Ionarts-at-Large: Eschenbach in Munich
In July of 2007 I heard the Munich Philharmonic for the first time in almost seven years. After having spent years of jumping to the defense of the orchestra’s shoddy or non-existent reputation in America, my excitement was considerable; on the program: Mahler’s Ninth Symphony. The concert was a blunt shock: with a performance so pallid, listless, and uninvolved, I feared that the orchestra’s worst detractors had been right and I—unwittingly rooting for the home team—completely off. It took a while to reckon that that Mahler Ninth under a non-conductor was not representative of the quality of the orchestra’s potential. Merely representative of their fickleness when it comes to working with conductors they deem beneath themselves. A pity they took it out on Mahler and the audience, but also a relief to find them capable of providing the orchestral highlights of the Munich orchestral scene pretty much whenever Christian Thielemann took the reins.
Three and a half years later they redeemed their earlier Mahler misdeeds. Christoph Eschenbach had long been absent from Munich after some less fortunate stints with the orchestras in town, but since he and MPhil executive director Paul Müller go back a long way, he’s a regular again with the Munich Philharmonic. Fortunately the orchestra plays along.
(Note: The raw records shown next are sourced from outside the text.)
template <int EPI>
__device__ __forceinline__ void cf16_epilogue(const f32x4 (&acc4)[4][2], const f32x4 (&sum4)[4][2], float* ldsf, float* __restrict__ y, int H,
                                              int W, int Cout, long long n, int r0, int c0, int cot, int tile, int wave, int tid, int l15,
                                              int kg, const float* __restrict__ bias, uint8_t* __restrict__ mk,
                                              double* __restrict__ part) {
    const int row = r0 + wave, c4 = Cout / 4;
    bool live[2];
    long long pix[2];
    f32x4 v[4][2];
#pragma unroll
    for (int pb = 0; pb < 2; ++pb) {
        const int col = c0 + 16 * pb + l15;
        live[pb] = row < H && col < W;
        pix[pb] = (n * H + row) * W + col;
#pragma unroll
        for (int cb = 0; cb < 4; ++cb) v[cb][pb] = sum4[cb][pb] + acc4[cb][pb];
    }
    if (EPI == CF_EPI_RELU || EPI == CF_EPI_POOL) {
        const f32x4* b4 = reinterpret_cast<const f32x4*>(bias + cot * CF_CO + 4 * kg);
#pragma unroll
        for (int cb = 0; cb < 4; ++cb) {
            const f32x4 b = b4[4 * cb];
#pragma unroll
            for (int pb = 0; pb < 2; ++pb) v[cb][pb] = cf_relu4(v[cb][pb] + b);
        }
    }
    if (EPI == CF_EPI_MASK) {
        typedef unsigned u32x4 __attribute__((ext_vector_type(4)));
#pragma unroll
        for (int pb = 0; pb < 2; ++pb) {
            u32x4 mb = {0u, 0u, 0u, 0u};
            if (live[pb]) mb = *reinterpret_cast<const u32x4*>(mk + pix[pb] * c4 + cot * (CF_CO / 4));
#pragma unroll
            for (int cb = 0; cb < 4; ++cb) {
                const unsigned bits = mb[cb] >> (8 * kg);
#pragma unroll
                for (int e = 0; e < 4; ++e) v[cb][pb][e] = ((bits >> e) & 1u) != 0u ? v[cb][pb][e] : 0.f;
            }
        }
    }
    if (EPI != CF_EPI_POOL) {
#pragma unroll
        for (int pb = 0; pb < 2; ++pb)
            if (live[pb]) {
                float* yp = y + pix[pb] * Cout + cot * CF_CO + 4 * kg;
#pragma unroll
                for (int cb = 0; cb < 4; ++cb) *reinterpret_cast<f32x4*>(yp + 16 * cb) = v[cb][pb];
            }
    }
    if (EPI == CF_EPI_RELU) {
        if (mk) {
#pragma unroll
            for (int pb = 0; pb < 2; ++pb) {
                unsigned own = 0;
#pragma unroll
                for (int cb = 0; cb < 4; ++cb) own |= cf_sign4(v[cb][pb]) << (8 * cb);
                unsigned m4 = 0;
#pragma unroll
                for (int j = 0; j < 4; ++j) m4 |= ((__shfl(own, l15 + 16 * j) >> (8 * kg)) & 0xffu) << (8 * j);
                if (live[pb]) *reinterpret_cast<unsigned*>(mk + pix[pb] * c4 + cot * (CF_CO / 4) + 4 * kg) = m4;
            }
        }
    }
    if (EPI == CF_EPI_POOL) {
        float* park = ldsf;
#pragma unroll
        for (int pb = 0; pb < 2; ++pb) {
            float* mine = park + (wave * CF_SW + 16 * pb + l15) * CF_PARK + 4 * kg;
#pragma unroll
            for (int cb = 0; cb < 4; ++cb) *reinterpret_cast<f32x4*>(mine + 16 * cb) = v[cb][pb];
        }
    }
    if (EPI == CF_EPI_MASK) {
        double s[16];
#pragma unroll
        for (int cb = 0; cb < 4; ++cb)
#pragma unroll
            for (int e = 0; e < 4; ++e) s[4 * cb + e] = (double)v[cb][0][e] + (double)v[cb][1][e];
#pragma unroll
        for (int d = 8; d >= 1; d >>= 1) {
            const bool up = (l15 & d) != 0;
#pragma unroll
            for (int i = 0; i < d; ++i) {
                const double send = up ? s[i] : s[i + d], keep = up ? s[i + d] : s[i];
                s[i] = keep + __shfl_xor(send, d);
            }
        }
        double* red = reinterpret_cast<double*>(ldsf);
        red[wave * CF_CO + 16 * (l15 >> 2) + 4 * kg + (l15 & 3)] = s[0];
        __syncthreads();
        if (tid < CF_CO)
            part[(long long)tile * Cout + cot * CF_CO + tid] = ((red[tid] + red[CF_CO + tid]) + red[2 * CF_CO + tid]) + red[3 * CF_CO + tid];
    }
}

template <int EPI, int MF>
__global__ __launch_bounds__(256, 2) void conv3x3_split_kernel(const float* __restrict__ x, const char* __restrict__ ws,
                                                               float* __restrict__ y, int H, int W, int Cin, int Cout, int nstrips,
                                                               int nrb, int ntiles, const float* __restrict__ bias,
                                                               uint8_t* __restrict__ mk, double* __restrict__ part) {
    constexpr bool M32 = MF == CF_MF_32;
    constexpr int XPLANE = M32 ? CF_XPLANE : CF16_XPLANE, WTAP = M32 ? CF_WTAP : CF16_WTAP;
    HK_DYN_LDS16(ldsf);
    char* xs = reinterpret_cast<char*>(ldsf);
    char* wb = xs + 3 * XPLANE;
    const int tid = threadIdx.x, lane = tid & 63, l31 = lane & 31, hf = lane >> 5;
    const int l15 = lane & 15, kg = lane >> 4;
    const int wave = __builtin_amdgcn_readfirstlane(tid >> 6);
    const int ncot = Cout / CF_CO, nchunk = Cin / CF_CK, total = nchunk * 9;
    int tile, cot;
    if (!xcd_map(blockIdx.x, ntiles, ncot, tile, cot)) return;
    const int strip = tile % nstrips, tr = tile / nstrips;
    const int rb = tr % nrb;
    const long long n = tr / nrb;
    const int c0 = strip * CF_SW, r0 = rb * CF_R;
    const float* xi = x + n * H * W * Cin;
    const char* wt = ws + (size_t)cot * total * WTAP + tid * 16;

    long long xoff[CF_XU];
    unsigned xok = 0;
#pragma unroll
    for (int u = 0; u < CF_XU; ++u) {
        const int idx = tid + 256 * u;
        const bool in = idx < CF_XF4;
        const int p = in ? idx >> 3 : 0, hr = p / CF_HW, hc = p - hr * CF_HW;
        const int row = r0 - 1 + hr, col = c0 - 1 + hc;
        if (in && row >= 0 && row < H && col >= 0 && col < W) xok |= 1u << u;
        const int rc = row < 0 ? 0 : (row < H ? row : H - 1), cc = col < 0 ? 0 : (col < W ? col : W - 1);
        xoff[u] = ((long long)rc * W + cc) * Cin + 4 * (idx & 7);
    }
    const int xdst = M32 ? (tid >> 3) * CF_PIX + (tid & 7) * 8 : cf16_off(tid >> 3, (tid & 7) >> 1) + (tid & 1) * 8;
    const int w3 = tid < 192 ? 3 * 4096 : 0;
    constexpr int NVW = M32 ? 4 : 3;

    f32x4 vx[CF_XU], vw[NVW];
    auto load_x = [&](int chunk) {
        const float* b = xi + chunk * CF_CK;
#pragma unroll
        for (int u = 0; u < CF_XU; ++u) HK_LOAD16_ASYNC(vx[u], b + xoff[u]);
    };
    auto load_w = [&](int it) {
        const char* b = wt + (size_t)it * WTAP;
#pragma unroll
        for (int u = 0; u < 3; ++u) HK_LOAD16_ASYNC(vw[u], reinterpret_cast<const float*>(b + 4096 * u));
        if constexpr (M32) {
            HK_LOAD16_ASYNC(vw[3], reinterpret_cast<const float*>(b + w3));
        }
    };
    auto store_x = [&]() {
        const f32x4 zero = {0.f, 0.f, 0.f, 0.f};
#pragma unroll
        for (int u = 0; u < CF_XU; ++u) {
            if (tid + 256 * u < CF_XF4) {
                bf16x4 p[3];
                wrs_split(((xok >> u) & 1) ? vx[u] : zero, p);
#pragma unroll
                for (int s = 0; s < 3; ++s) *reinterpret_cast<bf16x4*>(xs + s * XPLANE + xdst + u * 32 * (M32 ? CF_PIX : CF16_PIX)) = p[s];
            }
        }
    };
    auto store_w = [&](int buf) {
        char* d = wb + buf * WTAP + tid * 16;
#pragma unroll
        for (int u = 0; u < 3; ++u) *reinterpret_cast<f32x4*>(d + 4096 * u) = vw[u];
        if constexpr (M32) {
            if (tid < 192) *reinterpret_cast<f32x4*>(d + 3 * 4096) = vw[3];
        }
    };

    f32x16 acc[2], sum[2];
    f32x4 acc4[4][2], sum4[4][2];
    if constexpr (M32) {
#pragma unroll
        for (int cb = 0; cb < 2; ++cb)
#pragma unroll
            for (int i = 0; i < 16; ++i) acc[cb][i] = sum[cb][i] = 0.f;
    } else {
#pragma unroll
        for (int cb = 0; cb < 4; ++cb)
#pragma unroll
            for (int pb = 0; pb < 2; ++pb)
#pragma unroll
                for (int e = 0; e < 4; ++e) acc4[cb][pb][e] = sum4[cb][pb][e] = 0.f;
    }

    load_w(0);
    load_x(0);
    __builtin_amdgcn_s_waitcnt(HK_VMCNT_IMM(0));
#pragma unroll
    for (int u = 0; u < NVW; ++u) HK_PIN_LOADED(vw[u]);
#pragma unroll
    for (int u = 0; u < CF_XU; ++u) HK_PIN_LOADED(vx[u]);
    store_x();
    store_w(0);
    __syncthreads();

    const int aoff = l31 * CF_PIX + hf * 16;
    const int boff = (wave * CF_HW + l31) * CF_PIX + hf * 16;
    int since = 0;
    for (int chunk = 0; chunk < nchunk; ++chunk) {
        const bool more = chunk + 1 < nchunk;
#pragma unroll
        for (int tap = 0; tap < 9; ++tap) {
            const int it = chunk * 9 + tap;
            load_w(it + 1 < total ? it + 1 : it);
            if (tap == 5) load_x(more ? chunk + 1 : chunk);
            if constexpr (M32) {
            const char* A = wb + (it & 1) * CF_WTAP + aoff;
            const char* B = xs + boff + ((tap / 3) * CF_HW + tap % 3) * CF_PIX;
            bf16x8 a[2][2][3], b[2][3];
#pragma unroll
            for (int ks = 0; ks < 2; ++ks)
#pragma unroll
                for (int s = 0; s < 3; ++s) {
                    b[ks][s] = cf_frag(B + s * CF_XPLANE + ks * 32);
                    a[ks][0][s] = cf_frag(A + s * CF_WPLANE + ks * 32);
                    a[ks][1][s] = cf_frag(A + s * CF_WPLANE + 32 * CF_PIX + ks * 32);
                }
#pragma unroll
            for (int ks = 0; ks < 2; ++ks)
#pragma unroll
                for (int cb = 0; cb < 2; ++cb) {
                    acc[cb] = __builtin_amdgcn_mfma_f32_32x32x16_bf16(a[ks][cb][1], b[ks][1], acc[cb], 0, 0, 0);
                    acc[cb] = __builtin_amdgcn_mfma_f32_32x32x16_bf16(a[ks][cb][0], b[ks][2], acc[cb], 0, 0, 0);
                    acc[cb] = __builtin_amdgcn_mfma_f32_32x32x16_bf16(a[ks][cb][2], b[ks][0], acc[cb], 0, 0, 0);
                    acc[cb] = __builtin_amdgcn_mfma_f32_32x32x16_bf16(a[ks][cb][0], b[ks][1], acc[cb], 0, 0, 0);
                    acc[cb] = __builtin_amdgcn_mfma_f32_32x32x16_bf16(a[ks][cb][1], b[ks][0], acc[cb], 0, 0, 0);
                    acc[cb] = __builtin_amdgcn_mfma_f32_32x32x16_bf16(a[ks][cb][0], b[ks][0], acc[cb], 0, 0, 0);
                }
            } else {
                const char* A = wb + (it & 1) * CF16_WTAP + cf16_off(l15, kg);
                const char* B = xs + cf16_off(wave * CF_HW + l15 + (tap / 3) * CF_HW + tap % 3, kg);
                bf16x8 a[4][3], b[2][3];
#pragma unroll
                for (int s = 0; s < 3; ++s) {
#pragma unroll
                    for (int pb = 0; pb < 2; ++pb) b[pb][s] = cf_frag(B + s * CF16_XPLANE + pb * 16 * CF16_PIX);
#pragma unroll
                    for (int cb = 0; cb < 4; ++cb) a[cb][s] = cf_frag(A + s * CF16_WPLANE + cb * 16 * CF16_PIX);
                }
                constexpr int PA[6] = {1, 0, 2, 0, 1, 0}, PB[6] = {1, 2, 0, 1, 0, 0};
#pragma unroll
                for (int pr = 0; pr < 6; ++pr)
#pragma unroll
                    for (int cb = 0; cb < 4; ++cb)
#pragma unroll
                        for (int pb = 0; pb < 2; ++pb) acc4[cb][pb] = mfma_f32_16x16x32_bf16(a[cb][PA[pr]], b[pb][PB[pr]], acc4[cb][pb]);
            }
            if (tap == 5) __builtin_amdgcn_s_waitcnt(HK_VMCNT_IMM(CF_XU));
            else __builtin_amdgcn_s_waitcnt(HK_VMCNT_IMM(0));
#pragma unroll
            for (int u = 0; u < NVW; ++u) HK_PIN_LOADED(vw[u]);
            if (tap == 6) {
#pragma unroll
                for (int u = 0; u < CF_XU; ++u) HK_PIN_LOADED(vx[u]);
            }
            store_w((it + 1) & 1);
            if (tap == 8 && more) {
                __syncthreads();
                store_x();
            }
            __syncthreads();
        }
        if (++since == CF_FLUSH) {
            if constexpr (M32) {
#pragma unroll
                for (int cb = 0; cb < 2; ++cb) {
                    sum[cb] += acc[cb];
#pragma unroll
                    for (int i = 0; i < 16; ++i) acc[cb][i] = 0.f;
                }
            } else {
#pragma unroll
                for (int cb = 0; cb < 4; ++cb)
#pragma unroll
                    for (int pb = 0; pb < 2; ++pb) {
                        sum4[cb][pb] += acc4[cb][pb];
#pragma unroll
                        for (int e = 0; e < 4; ++e) acc4[cb][pb][e] = 0.f;
                    }
            }
            since = 0;
        }
    }
    if constexpr (!M32) {
        cf16_epilogue<EPI>(acc4, sum4, ldsf, y, H, W, Cout, n, r0, c0, cot, tile, wave, tid, l15, kg, bias, mk, part);
        if (EPI != CF_EPI_POOL) return;
    }
    const int row = r0 + wave, col = c0 + l31;
    if (EPI == CF_EPI_NONE) {
        if (row < H && col < W) {
            float* yp = y + ((n * H + row) * W + col) * Cout + cot * CF_CO + 4 * hf;
#pragma unroll
            for (int cb = 0; cb < 2; ++cb)
#pragma unroll
                for (int j = 0; j < 4; ++j) {
                    f32x4 v;
#pragma unroll
                    for (int e = 0; e < 4; ++e) v[e] = sum[cb][4 * j + e] + acc[cb][4 * j + e];
                    *reinterpret_cast<f32x4*>(yp + cb * 32 + 8 * j) = v;
                }
        }
        return;
    }
    const bool live = row < H && col < W;
    const long long pix = (n * H + row) * W + col;
    const int c4 = Cout / 4;
    f32x4 v[2][4];
    if constexpr (M32) {
#pragma unroll
    for (int cb = 0; cb < 2; ++cb)
#pragma unroll
        for (int j = 0; j < 4; ++j)
#pragma unroll
            for (int e = 0; e < 4; ++e) v[cb][j][e] = sum[cb][4 * j + e] + acc[cb][4 * j + e];
    }
    if (M32 && (EPI == CF_EPI_RELU || EPI == CF_EPI_POOL)) {
        const f32x4* b4 = reinterpret_cast<const f32x4*>(bias + cot * CF_CO + 4 * hf);
#pragma unroll
        for (int cb = 0; cb < 2; ++cb)
#pragma unroll
            for (int j = 0; j < 4; ++j) v[cb][j] = cf_relu4(v[cb][j] + b4[8 * cb + 2 * j]);
    }
    if (EPI == CF_EPI_RELU) {
        if (live) {
            float* yp = y + pix * Cout + cot * CF_CO + 4 * hf;
#pragma unroll
            for (int cb = 0; cb < 2; ++cb)
#pragma unroll
                for (int j = 0; j < 4; ++j) *reinterpret_cast<f32x4*>(yp + cb * 32 + 8 * j) = v[cb][j];
        }
        if (mk) {
            unsigned own[2];
#pragma unroll
            for (int cb = 0; cb < 2; ++cb) {
                own[cb] = 0;
#pragma unroll
                for (int j = 0; j < 4; ++j) own[cb] |= cf_sign4(v[cb][j]) << (8 * j);
            }
            const unsigned theirs0 = __shfl_xor(own[0], 32), theirs1 = __shfl_xor(own[1], 32);
            const unsigned ev = hf ? theirs1 : own[0], od = hf ? own[1] : theirs0;
            unsigned long long m8 = 0;
#pragma unroll
            for (int k = 0; k < 4; ++k)
                m8 |= ((unsigned long long)((ev >> (8 * k)) & 0xffu) << (16 * k)) | ((unsigned long long)((od >> (8 * k)) & 0xffu) << (16 * k + 8));
            if (live) *reinterpret_cast<unsigned long long*>(mk + pix * c4 + cot * (CF_CO / 4) + 8 * hf) = m8;
        }
    }
    if (EPI == CF_EPI_POOL) {
        float* park = ldsf;
        if constexpr (M32) {
        float* mine = park + (wave * CF_SW + l31) * CF_PARK + 4 * hf;
#pragma unroll
        for (int cb = 0; cb < 2; ++cb)
#pragma unroll
            for (int j = 0; j < 4; ++j) *reinterpret_cast<f32x4*>(mine + cb * 32 + 8 * j) = v[cb][j];
        }
        __syncthreads();
        const int q = tid & 15, pc = tid >> 4;
        const int Ho = H / 2, Wo = W / 2;
#pragma unroll
        for (int u = 0; u < 2; ++u) {
            const float* src = park + (2 * u * CF_SW + 2 * pc) * CF_PARK + 4 * q;
            f32x4 m = *reinterpret_cast<const f32x4*>(src);
            unsigned code = 0;
#pragma unroll
            for (int k = 1; k < 4; ++k) {
                const f32x4 a = *reinterpret_cast<const f32x4*>(src + ((k >> 1) * CF_SW + (k & 1)) * CF_PARK);
#pragma unroll
                for (int t = 0; t < 4; ++t) {
                    const bool take = (a[t] > m[t]) || (a[t] != a[t]);
                    m[t] = take ? a[t] : m[t];
                    code = take ? ((code & ~(3u << (2 * t))) | ((unsigned)k << (2 * t))) : code;
                }
            }
            unsigned t1 = __shfl_xor(code, 1);
            unsigned c2 = (q & 1) ? (t1 | (code << 8)) : (code | (t1 << 8));
            unsigned t2 = __shfl_xor(c2, 2);
            unsigned c4b = (q & 2) ? (t2 | (c2 << 16)) : (c2 | (t2 << 16));
            unsigned t4 = __shfl_xor(c4b, 4);
            const unsigned long long lo = (q & 4) ? t4 : c4b, hi = (q & 4) ? c4b : t4;
            const int ho = r0 / 2 + u, wo = c0 / 2 + pc;
            if (ho < Ho && wo < Wo) {
                const long long opix = (n * Ho + ho) * Wo + wo;
                *reinterpret_cast<f32x4*>(y + opix * Cout + cot * CF_CO + 4 * q) = m;
                if ((q & 7) == 0) *reinterpret_cast<unsigned long long*>(mk + opix * c4 + cot * (CF_CO / 4) + q) = lo | (hi << 32);
            }
        }
    }
    if (EPI == CF_EPI_MASK) {
        typedef unsigned u32x4 __attribute__((ext_vector_type(4)));
        u32x4 mb = {0u, 0u, 0u, 0u};
        if (live) mb = *reinterpret_cast<const u32x4*>(mk + pix * c4 + cot * (CF_CO / 4));
        double s[32];
#pragma unroll
        for (int cb = 0; cb < 2; ++cb)
#pragma unroll
            for (int j = 0; j < 4; ++j) {
                const unsigned bits = mb[2 * cb + (j >> 1)] >> (8 * (2 * (j & 1) + hf));
#pragma unroll
                for (int e = 0; e < 4; ++e) {
                    v[cb][j][e] = ((bits >> e) & 1u) != 0u ? v[cb][j][e] : 0.f;
                    s[16 * cb + 4 * j + e] = v[cb][j][e];
                }
            }
        if (live) {
            float* yp = y + pix * Cout + cot * CF_CO + 4 * hf;
#pragma unroll
            for (int cb = 0; cb < 2; ++cb)
#pragma unroll
                for (int j = 0; j < 4; ++j) *reinterpret_cast<f32x4*>(yp + cb * 32 + 8 * j) = v[cb][j];
        }
#pragma unroll
        for (int d = 16; d >= 1; d >>= 1) {
            const bool up = (l31 & d) != 0;
#pragma unroll
            for (int i = 0; i < d; ++i) {
                const double send = up ? s[i] : s[i + d], keep = up ? s[i + d] : s[i];
                s[i] = keep + __shfl_xor(send, d);
            }
        }
        double* red = reinterpret_cast<double*>(ldsf);
        red[wave * CF_CO + 32 * (l31 >> 4) + 8 * ((l31 >> 2) & 3) + 4 * hf + (l31 & 3)] = s[0];
        __syncthreads();
        if (tid < CF_CO)
            part[(long long)tile * Cout + cot * CF_CO + tid] = ((red[tid] + red[CF_CO + tid]) + red[2 * CF_CO + tid]) + red[3 * CF_CO + tid];
    }
}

G.Mahler, Symphony No.9, J.Levine / Munich Philharmonic Oehms |
Whether it was Eschenbach’s explicit wish to let the second violins tear into the second movement with gutsy abandon and rustic vigor—or whether it was his laissez-faire approach that allowed them to do so is immaterial. Ditto wherefrom the third movement’s shrieks, hairpin turns, its nervous restlessness and hounded and unruly elements came. Usually those two middle movements stand no chance against the towering pillars of the outer movements, and while Eschenbach, too, seemed to feel more at home in the elegiac first and fourth movements, the Ländler and the Rondo were no mere filler. Still, the no holds barred finale overshadowed all that came before. Less Brucknerian than it can be in calmer hands, Eschenbach held the tension to the very end, through moments of absolute silence… all while almost stretching it to Levine-like 30 minutes. Apart from greater technical assurance and a properly performing trumpeter—the solo trumpet on duty, either plagued by health problems, a case of the nerves, or both, should have excused himself—the only thing missing was a small hatchet that, swiftly wielded, might have prevented the worst in ruthless coughing (always in the most tender spots of silence) of audience members so audibly showing off the discomfort of their overtaxed minds.